3.9. Rat Model of Skin Burn Wound Infected S. aureus
Three adult male Wistar rats (8–10 month old), 500–650 g, were anesthetized by intraperitoneal injection of Ketamine (50 mg·kg−1) plus Rompun (5 mg·kg−1). The dorsum of the rat was shaved with hair clippers and a depilatory (Nair, California City, CA, USA). One rat was subjected to four wounds with third degree burn by pressing four 1 cm × 1 cm copper plates preheated to 120 °C against its back for 12 s [19]. To facilitate bacterial infection, the stratum corneum of the burned skin was peeled off with a scalpel, because stratum corneum consists of anuclear cells that are replete with the tough protein keratin and hydrophobic lipids that waterproof the skin. The wound area was protected using a PE foam sheet with a 1 cm × 1 cm defect in the middle, which was tightly adhered to skin using tissue glue. This created a well surrounding the wound to prevent applied liquid from escaping.

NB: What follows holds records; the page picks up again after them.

template <int CL, int LL, int SD, int SLCAP, int SECT, uint32_t GROUPS, int FLAGS>
__global__ void __launch_bounds__(AIR_THREADS, air_waves_per_simd(SD, SLCAP, SECT)) air_kernel(AirArgs a) {
    constexpr bool FIRST = (FLAGS & AF_FIRST) != 0, LAST = (FLAGS & AF_LAST) != 0, EV_IN = (FLAGS & AF_EV_IN) != 0, EV_OUT = (FLAGS & AF_EV_OUT) != 0;
    constexpr int SL = SD ? (SD > 8 ? SD : 8) : SLCAP;
    constexpr bool DEEP = SD == 0 && SLCAP == 12;
    const int cl = (int)a.cl, ll = (int)a.ll;
    const int sl = SD ? SL : (int)a.sl;
    const int sd = SD ? SD : (int)a.stack_depth;
    const fe* c_sponge_mds = a.consts->sponge_mds; const fe* c_sponge_inv_mds = a.consts->sponge_inv_mds;
    const fe* c_hasher_mds = a.consts->hasher_mds; const fe* c_hasher_inv_mds = a.consts->hasher_inv_mds;
    const size_t k = (size_t)blockIdx.x * AIR_THREADS + threadIdx.x;
    if (k >= a.n) return;
    const uint32_t ql = blockIdx.y;
    const uint32_t qg = a.q0 + ql;
    const uint32_t jl = ql * a.coset_step;
    const size_t kn = (k + 1 == a.n) ? 0 : k + 1;
    const fe* cur_p = a.lde + (size_t)jl * a.n + k;
    const fe* nxt_p = a.lde + (size_t)jl * a.n + kn;
    const size_t cs = a.col_stride;
#define CUR(c) cur_p[(size_t)(c) * cs]
#define NXT(c) nxt_p[(size_t)(c) * cs]

    const uint64_t nmask = ((uint64_t)1 << a.log_N) - 1;
    const uint64_t gi = ((uint64_t)k << a.log_b) + (uint64_t)qg * a.coset_step;
    const uint32_t step = (uint32_t)(((uint64_t)k << 3) + qg);
    const uint64_t n64 = a.n;

    const fe c_opc = CUR(0), n_opc = NXT(0);
    fe c_sp[4], n_sp[4], cf[3], ld[5], hd[2], n_cf[3];
#pragma unroll
    for (int i = 0; i < 4; i++) { c_sp[i] = CUR(1 + i); n_sp[i] = NXT(1 + i); }
#pragma unroll
    for (int i = 0; i < 3; i++) { cf[i] = CUR(5 + i); n_cf[i] = NXT(5 + i); }
#pragma unroll
    for (int i = 0; i < 5; i++) ld[i] = CUR(8 + i);
#pragma unroll
    for (int i = 0; i < 2; i++) hd[i] = CUR(13 + i);
    fe c_ctx[CL], n_ctx[CL], c_lp[LL], n_lp[LL], o[SL], nw[SL];
    {
        uint32_t col = 15;
#pragma unroll
        for (int i = 0; i < CL; i++) { bool on = (uint32_t)i < a.ctx_depth; c_ctx[i] = on ? CUR(col + i) : fe_zero(); n_ctx[i] = on ? NXT(col + i) : fe_zero(); }
        col += a.ctx_depth;
#pragma unroll
        for (int i = 0; i < LL; i++) { bool on = (uint32_t)i < a.loop_depth; c_lp[i] = on ? CUR(col + i) : fe_zero(); n_lp[i] = on ? NXT(col + i) : fe_zero(); }
        col += a.loop_depth;
#pragma unroll
        for (int i = 0; i < SL; i++) { bool on = i < sd; o[i] = on ? CUR(col + i) : fe_zero(); nw[i] = on ? NXT(col + i) : fe_zero(); }
    }

    if constexpr ((SECT & 1) != 0) {
        const fe xp = dpow(a, (gi * (6 * n64 + 2)) & nmask);
        const fe one = fe_one();
#pragma unroll 1
        for (int pass = 0; pass < 2; pass++) {
            const fe* cc = a.coef + pass * 94;
            fe_acc R, A; fe_acc_zero(R); fe_acc_zero(A);
            auto term = [&](const fe& v, uint32_t idx) { fe_acc_mac(R, v, cc[idx]); fe_acc_mac(A, v, cc[idx + 1]); };
            term(pass ? fe_sub(c_opc, a.op_count) : c_opc, 0);
            if (pass == 0) { for (int i = 0; i < 4; i++) term(c_sp[i], 2 + 2 * i); }
            else { for (int i = 0; i < 2; i++) term(fe_sub(c_sp[i], a.program_hash[i]), 2 + 2 * i); }
            for (int i = 0; i < 3; i++) term(pass ? fe_sub(cf[i], one) : cf[i], 10 + 2 * i);
            for (int i = 0; i < 5; i++) term(pass ? fe_sub(ld[i], one) : ld[i], 16 + 2 * i);
            for (int i = 0; i < 2; i++) term(pass ? fe_sub(hd[i], one) : hd[i], 26 + 2 * i);
            for (int i = 0; i < CL; i++) if (i < cl) term(c_ctx[i], 30 + 2 * i);
            for (int i = 0; i < LL; i++) if (i < ll) term(c_lp[i], 62 + 2 * i);
            const uint32_t nio = pass ? a.num_outputs : a.num_inputs;
#pragma unroll
            for (int i = 0; i < 8; i++) if ((uint32_t)i < nio) term(fe_sub(o[i], pass ? a.outputs[i] : a.inputs[i]), 78 + 2 * i);
            const fe adj = fe_acc_reduce(A);
            fe_acc_mac(R, adj, xp);
            a.out[((size_t)pass * gridDim.y + ql) * a.n + k] = fe_acc_reduce(R);
        }
    }

    AIR_SYNC();
    fe cff[8], hdf[4], begin_flag, noop_flag, n_void, assert_flag;
    fe lo2[4], mid[4], top[2];
    {
        fe n0 = bnot(cf[0]), n1 = bnot(cf[1]), n2 = bnot(cf[2]);
        fe t0 = fe_mul(n0, n1), t1 = fe_mul(cf[0], n1), t2 = fe_mul(n0, cf[1]), t3 = fe_mul(cf[0], cf[1]);
        cff[0] = fe_mul(t0, n2); cff[1] = fe_mul(t1, n2); cff[2] = fe_mul(t2, n2); cff[3] = fe_mul(t3, n2);
        cff[4] = fe_mul(t0, cf[2]); cff[5] = fe_mul(t1, cf[2]); cff[6] = fe_mul(t2, cf[2]); cff[7] = fe_mul(t3, cf[2]);
        n_void = fe_mul(fe_mul(n_cf[0], n_cf[1]), n_cf[2]);
        fe l0 = bnot(ld[0]), l1 = bnot(ld[1]), l2 = bnot(ld[2]), l3 = bnot(ld[3]);
        lo2[0] = fe_mul(l0, l1); lo2[1] = fe_mul(ld[0], l1);
        lo2[2] = fe_mul(l0, cf[1]);
        lo2[3] = fe_mul(ld[0], ld[1]);
        mid[0] = fe_mul(l2, l3); mid[1] = fe_mul(ld[2], l3); mid[2] = fe_mul(l2, ld[3]); mid[3] = fe_mul(ld[2], ld[3]);
        top[0] = bnot(ld[4]); top[1] = ld[4];
        fe h0 = bnot(hd[0]), h1 = bnot(hd[1]);
        hdf[0] = fe_mul(h0, h1); hdf[1] = fe_mul(hd[0], h1); hdf[2] = fe_mul(h0, hd[1]); hdf[3] = fe_mul(hd[0], hd[1]);
    }
    auto LDF = [&](int idx) { return fe_mul(fe_mul(lo2[idx & 3], mid[(idx >> 2) & 3]), top[idx >> 4]); };
// ... 319 lines not shown
#pragma unroll
            for (int i = 0; i < 6; i++) agg(i, f, fe_sub(ns[i], os[i]));
            copy_from(6, f);
        }
        }

        const uint32_t sbase = 20 + cl + ll;
        if constexpr ((SECT & 40) != 0) { acc.emit(sbase, 4, aux0); acc.emit(sbase + 1, 4, aux1); }
#pragma unroll
        for (int i = 0; i < SLR; i++) if (i < sd) acc.emit(sbase + 2 + i, 4, ev[i]);
    }
    if constexpr (DEEP && (GROUPS & AG_DEEP) != 0) {
        {
            const uint32_t sbase = 20 + cl + ll;
            const fe lo_all = fe_add(fe_add(lo2[0], lo2[1]), fe_add(lo2[2], lo2[3]));
            fe fl1, fl2, fl4, fr1, fr2, fr4, fcp;
            { fe_acc A; fe_acc_zero(A); fe_acc_mac(A, mid[0], lo2[3]); fe_acc_mac(A, mid[2], lo_all); fl1 = fe_add(fe_mul(top[0], fe_acc_reduce(A)), assert_flag); }
            { fe_acc A; fe_acc_zero(A); fe_acc_mac(A, mid[0], fe_add(lo2[1], lo2[2])); fe_acc_mac(A, mid[1], fe_add(lo2[1], lo2[3])); fl2 = fe_mul(top[0], fe_acc_reduce(A)); }
            fl4 = fe_mul(top[0], fe_mul(mid[1], fe_add(lo2[0], lo2[2])));
            fr1 = fe_add(fe_mul(top[1], fe_mul(mid[0], fe_add(lo2[0], lo2[2]))), hdf[0]);
            { fe_acc A; fe_acc_zero(A); fe_acc_mac(A, mid[0], fe_add(lo2[1], lo2[3])); fe_acc_mac(A, mid[1], lo2[1]); fr2 = fe_mul(top[1], fe_acc_reduce(A)); }
            fr4 = fe_mul(top[1], fe_mul(mid[1], lo2[0]));
            {
                fe_acc A; fe_acc_zero(A); fe_acc_mac(A, mid[2], lo_all); fe_acc_mac(A, mid[3], fe_add(lo2[0], lo2[1]));
                fe_acc B; fe_acc_zero(B); fe_acc_mac(B, top[1], fe_acc_reduce(A)); fe_acc_mac(B, top[0], fe_mul(mid[3], fe_add(fe_add(lo2[0], lo2[1]), lo2[2])));
                fcp = fe_add(fe_add(fe_acc_reduce(B), fe_add(hdf[1], hdf[2])), fe_add(begin_flag, noop_flag));
            }
            const uint32_t scol = 15 + a.ctx_depth + a.loop_depth;
#pragma unroll 1
            for (int i = 8; i < sd; i++) {
                const fe ni = NXT(scol + i);
                auto item = [&](int j) { return CUR(scol + j); };
                auto left = [&](int num) { return i + num < sl ? fe_sub(item(i + num), ni) : ni; };
                fe_acc A; fe_acc_zero(A);
                fe_acc_mac(A, fcp, fe_sub(item(i), ni));
                fe_acc_mac(A, fr1, fe_sub(item(i - 1), ni)); fe_acc_mac(A, fr2, fe_sub(item(i - 2), ni)); fe_acc_mac(A, fr4, fe_sub(item(i - 4), ni));
                fe_acc_mac(A, fl1, left(1)); fe_acc_mac(A, fl2, left(2)); fe_acc_mac(A, fl4, left(4));
                acc.emit(sbase + 2 + i, 4, fe_acc_reduce(A));
            }
        }
    }

    if constexpr (SECT == 1) return;
    const bool on_trace = (qg == 0);
    if (on_trace && k + 1 != a.n && acc.nonzero) atomicMin(a.bad_step, (unsigned long long)k);
    acc.res = fe_acc_reduce(acc.res_acc);
    constexpr bool EMITS_STACK = (SECT & 120) != 0 || (GROUPS & AG_DEEP) != 0 || ((GROUPS & AG_STACK_ALL) != 0 && !EV_OUT);
    constexpr uint32_t USED = ((SECT & 2) ? 0x2Fu : 0u) | ((SECT & 4) ? 0x18u : 0u) | ((SECT & 128) ? 0x04u : 0u) | (EMITS_STACK ? 0x10u : 0u);
#pragma unroll
    for (int i = 0; i < 6; i++) if (((ACC_MASK & USED) >> i) & 1u) acc.adj[i] = fe_add(acc.adj[i], fe_acc_reduce(acc.adj_acc[i]));
    if constexpr (!FIRST) {
        acc.res = fe_add(acc.res, a.partial[pidx]);
#pragma unroll
        for (int i = 0; i < 6; i++) if (LAST || ((USED >> i) & 1u)) acc.adj[i] = fe_add(acc.adj[i], a.partial[(size_t)(i + 1) * pstride + pidx]);
    }
    if constexpr (!LAST) {
        a.partial[pidx] = acc.res;
#pragma unroll
        for (int i = 0; i < 6; i++) if (FIRST || ((USED >> i) & 1u)) a.partial[(size_t)(i + 1) * pstride + pidx] = acc.adj[i];
        return;
    }
    fe t;
    if (on_trace && k + 1 != a.n) {
        t = fe_zero();
    } else {
        const uint32_t degs[6] = {2, 3, 4, 6, 7, 8};
        fe_acc T; fe_acc_zero(T);
        fe_acc_add(T, acc.res);
#pragma unroll
        for (int g = 0; g < 6; g++) {
            uint64_t p = 8 * n64 - 1 - (n64 - 1) * degs[g];
            fe_acc_mac(T, acc.adj[g], dpow(a, (gi * p) & nmask));
        }
        t = fe_acc_reduce(T);
    }
    a.out[((size_t)2 * gridDim.y + ql) * a.n + k] = t;
#undef CUR
#undef NXT
}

Burn wounds were infected by the smearing of 20 μL of the concentrated S. aureus suspension containing 106 cells onto the burned surfaces. After 2 h post-infection, HCT hydrogel (200 μM TBO) was applied to the wound and incubated for 1 h. Then, each infection area was irradiated for 100 J·cm−2 by a homemade 630 nm diode laser. After irradiation, HCT hydrogel was continued to incubate for 2 h. Finally, tissue biopsies were removed from the wound. The sampled tissues were weighed and homogenized in PBS. Viable cell counts were performed and standardized per gram of tissue biopsies. All the surgical and experimental procedures were approved by Institutional Animal Care and Use Committee of National Taiwan University College of Medicine and College of Public Health and were in accordance with the guidelines of the National Science Council of Taiwan.
3.10. Statistics Analysis
All experiments were repeated three times. Results are expressed as the mean ± standard deviation. Differences between two means were assessed for significance by the two-tailed Student t-test, and a p value of <0.05 was considered significant.
4. Conclusions
The optimal choice of bioadhesive formulation for use in topical antimicrobial PDI will involve a compromise between achieving the necessary release rate of drug and the mechanical characteristics of the formulation, as these factors will affect clinical efficacy and the ease of topical application. TBO biofilm penetration relates to the physicochemical properties of HTC hydrogel. The enhancement strategies for TBO diffusion into biofilm together with formulation strategies should be considered in detail for future clinical applications.
Acknowledgments
Financial support in the authors’ laboratories was provided by the Ministry of Health and Welfare (DOH101-TD-PB-111-TM016) and Ministry of Science and Technology (MOST 104-2320-B-126-001 & MOST103-2320-B-038-009).
Author Contributions
Chueh-Pin Chen participated in the design of the experiment and carried out the work. Chien-Ming Hsieh participated in the design of the study and coordinated the draft of the manuscript. Tsuimin Tsai and Jen-Chang Yang participated in the design of HCT formulation and performed the statistical analysis. All the authors read and approved the final manuscript. Chin-Tin Chen conceived the study, participated in its design and coordination, and finalized the draft of the manuscript.
Conflicts of Interest
The authors declare no conflict of interest.